Cuando tu jefe es muy duro…

Es verdad, a veces somos muy críticas con nuestra jefa, pero si ya leíste el artículo “¿Por qué somos tan duras con las jefas?” de Cosmo Junio, aquí les dejo algunos comentarios y acciones que se pueden tomar para hacer el trabajo más llevadero mientras buscas un nuevo empleo.

En la vida nos puede tocar de todo, y dicen que las malas experiencias es mejor tenerlas bien temprano en nuestra carrera para que nos sirva de aprendizaje y poder enfrentar lo que viene con más carácter, suena genial, pero ¿quién nos ayuda cuando estamos hasta el cuello con un jefe/a problemático?

Puede ser un superior muy intrusivo, que tiene problemas para sostener su opinión y altera frecuentemente tus planes y decisiones, alguien con tendencia a armar rivalidades o a tener episodios infantiles (tipo pataletas… sí, existen), o quizás una reina con corazón de hielo que no te suelta un día libre aunque estés muriendo.

En fin; las siguientes ideas te servirán para apagar incendios mientras estés ahí (estas no son opciones viables a largo plazo, sólo son ideas que puedes usar si no tienes opciones de irte de ese trabajo en el corto plazo, mientras te decides a renunciar, o buscas un nuevo trabajo):

1. Muéstrale que no eres una amenaza: muchas veces, cuando las personas se sienten amenazadas comienzan a actuar de manera agresiva, aunque esto no sea intencional.

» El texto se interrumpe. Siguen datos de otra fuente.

class _TinyLinear(torch.autograd.Function):
    @staticmethod
    def forward(ctx, x, weight, bias):
        _require_gpu(x, weight, bias)
        lib = _lib.load()
        K, N = x.shape[-1], weight.shape[0]
        ctx.slot = _slot_of(x)
        x3 = x if x.dim() == 3 else x.reshape(1, -1, K)
        xr, ldx = _rows(x3, K)
        T = x.numel() // K
        w = _f32(weight)
        b = None if bias is None else _f32(bias)
        y = torch.empty(*x.shape[:-1], N, device=x.device, dtype=torch.float32)
        check(lib.apertis_tiny_linear_fwd(ptr(xr), ldx, ptr(w), ptr(b), ptr(y), T, K, N, dtype_code(xr), stream_ptr()),
              "apertis_tiny_linear_fwd")
        ctx.save_for_backward(xr, w)
        ctx.cfg = (ldx, T, tuple(x.shape), weight.dtype, None if bias is None else bias.dtype)
        return y

    @staticmethod
    def backward(ctx, dy):
        lib = _lib.load()
        xr, w = ctx.saved_tensors
        ldx, T, xshape, wdt, bdt = ctx.cfg
        N, K = w.shape
        dy = dy.float().contiguous()
        if ctx.slot is not None and ctx.slot[0].widths[ctx.slot[1]] == K:
            dx, Kp = ctx.slot[0].out(ctx.slot[1], xshape[:-1], xr.dtype, xr.device)
            dxp = dx
        else:
            Kp = -(-K // 8) * 8
            dxp = torch.empty(*xshape[:-1], Kp, device=xr.device, dtype=xr.dtype)
            dx = dxp[..., :K]
        nblk = lib.apertis_tiny_linear_bwd_blocks(T)
        part = torch.empty(nblk, N * K + N, device=xr.device, dtype=torch.float32)
        out = torch.empty(N * K + N, device=xr.device, dtype=torch.float32)
        check(lib.apertis_tiny_linear_bwd(ptr(xr), ldx, ptr(w), ptr(dy), ptr(dxp), Kp, ptr(part), ptr(out), T, K, N,
                                          dtype_code(xr), stream_ptr()), "apertis_tiny_linear_bwd")
        return dx, out[:N * K].reshape(N, K).to(wdt), (out[N * K:].to(bdt) if bdt is not None else None)


def tiny_linear_supported(x, K, N):
    return x.is_cuda and x.dtype in (torch.float32, torch.bfloat16) and 1 <= K <= 64 and 1 <= N <= 16


def tiny_linear(x, weight, bias=None):
    return _TinyLinear.apply(x, weight, bias)


def skinny_linear_supported(K, N):
    return N in (2, 4, 8, 16) and K % 4 == 0 and K <= 1024 and (N <= 8 or K <= 256)


def skinny_linear(x, weight, bias=None):
    return _SkinnyLinear.apply(x, weight, bias)


_SPLITK_ROWS = 1024


_splitk_cache = {}


DENSE_WGRAD_WIDE = _os.environ.get("APERTIS_DENSE_WGRAD_WIDE", "1") == "1"


def _splitk_depth(N, K):
    tiles = -(-N // 128) * -(-K // 128)
    return _SPLITK_ROWS if tiles <= 8 else 2 * _SPLITK_ROWS


def _splitk_offsets(rows, G, depth, device):
    key = (rows, G, depth, str(device))
    t = _splitk_cache.get(key)
    if t is None:
        t = torch.tensor([min(i * depth, rows) for i in range(G + 1)], dtype=torch.int32, device=device)
        _splitk_cache[key] = t
    return t


_dense_offsets_cache = {}


def _dense_offsets(rows, device):
    key = (rows, str(device))
    t = _dense_offsets_cache.get(key)
    if t is None:
        t = torch.tensor([0, rows], dtype=torch.int32, device=device)
        _dense_offsets_cache[key] = t
    return t


class _RowsWork:
    __slots__ = ("offsets", "E", "per_row")

    def __init__(self, offsets, E, per_row):
        self.offsets, self.E, self.per_row = offsets, E, per_row

    def __call__(self):
        return float(self.offsets[self.E].item()) * self.per_row


GEMM_DYNAMIC_QUEUE = False


TN_DYNAMIC_QUEUE = _os.environ.get("APERTIS_TN_QUEUE", "0") == "1"


_NT_QUEUE = {}


def _nt_queue(device):
    key = (device, torch.cuda.current_stream(device).cuda_stream)
    q = _NT_QUEUE.get(key)
    if q is None:
        q = _NT_QUEUE[key] = torch.zeros(512, device=device, dtype=torch.int32)
    return q


def _launch_nt(name, lib, args, work, device, detail=None, nbytes=0.0):
    if GEMM_DYNAMIC_QUEUE:
        _launch(name, lib.apertis_grouped_gemm_nt_q, args[:-1] + (ptr(_nt_queue(device)), args[-1]), work, detail, nbytes)
    else:
        _launch(name, lib.apertis_grouped_gemm_nt, args, work, detail, nbytes)


_ACTS = {None: _lib.ACT_NONE, "none": _lib.ACT_NONE, "gelu": _lib.ACT_GELU, "relu": _lib.ACT_RELU,
         "silu": _lib.ACT_SILU, "swish": _lib.ACT_SILU}


_TN_WS = {}


def _tn_workspace(E, n_problems, device, max_rows=None):
    if max_rows is not None and max_rows // max(E, 1) < 2048:
        return None, 0
    nbytes = _lib.load().apertis_grouped_gemm_tn_workspace_bytes(E, n_problems)
    if nbytes <= 0:
        return None, 0
    key = (device, torch.cuda.current_stream(device).cuda_stream)
    buf = _TN_WS.get(key)
    if buf is None or buf.numel() < nbytes:
        buf = _TN_WS[key] = torch.empty(nbytes, device=device, dtype=torch.uint8)
    return buf, nbytes


def _dense_tag(E, rows, N, K, esize):
    if E != 1:
        return None, 0.0
    return f"rows={rows} N={N} K={K}", float(rows) * (N + K) * esize + float(N) * K * esize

Si tienes la oportunidad, enfócate en tu trabajo y no tengas actitudes competitivas con tu jefe, algo así como “sé que eres el jefe aquí, por eso te pido consejos, no quiero pasar a llevar tu autoridad”.

2. Trabaja en la comprensión: detrás de un jefe gruñón y autoritario, a veces se esconde una persona solitaria e insegura. Tómate el tiempo de escuchar sus opiniones, preguntarle por qué quiere o no quiere hacer ciertas cosas, y te ayudará a comprender sus motivos, pero ojo, comprender no es justificar.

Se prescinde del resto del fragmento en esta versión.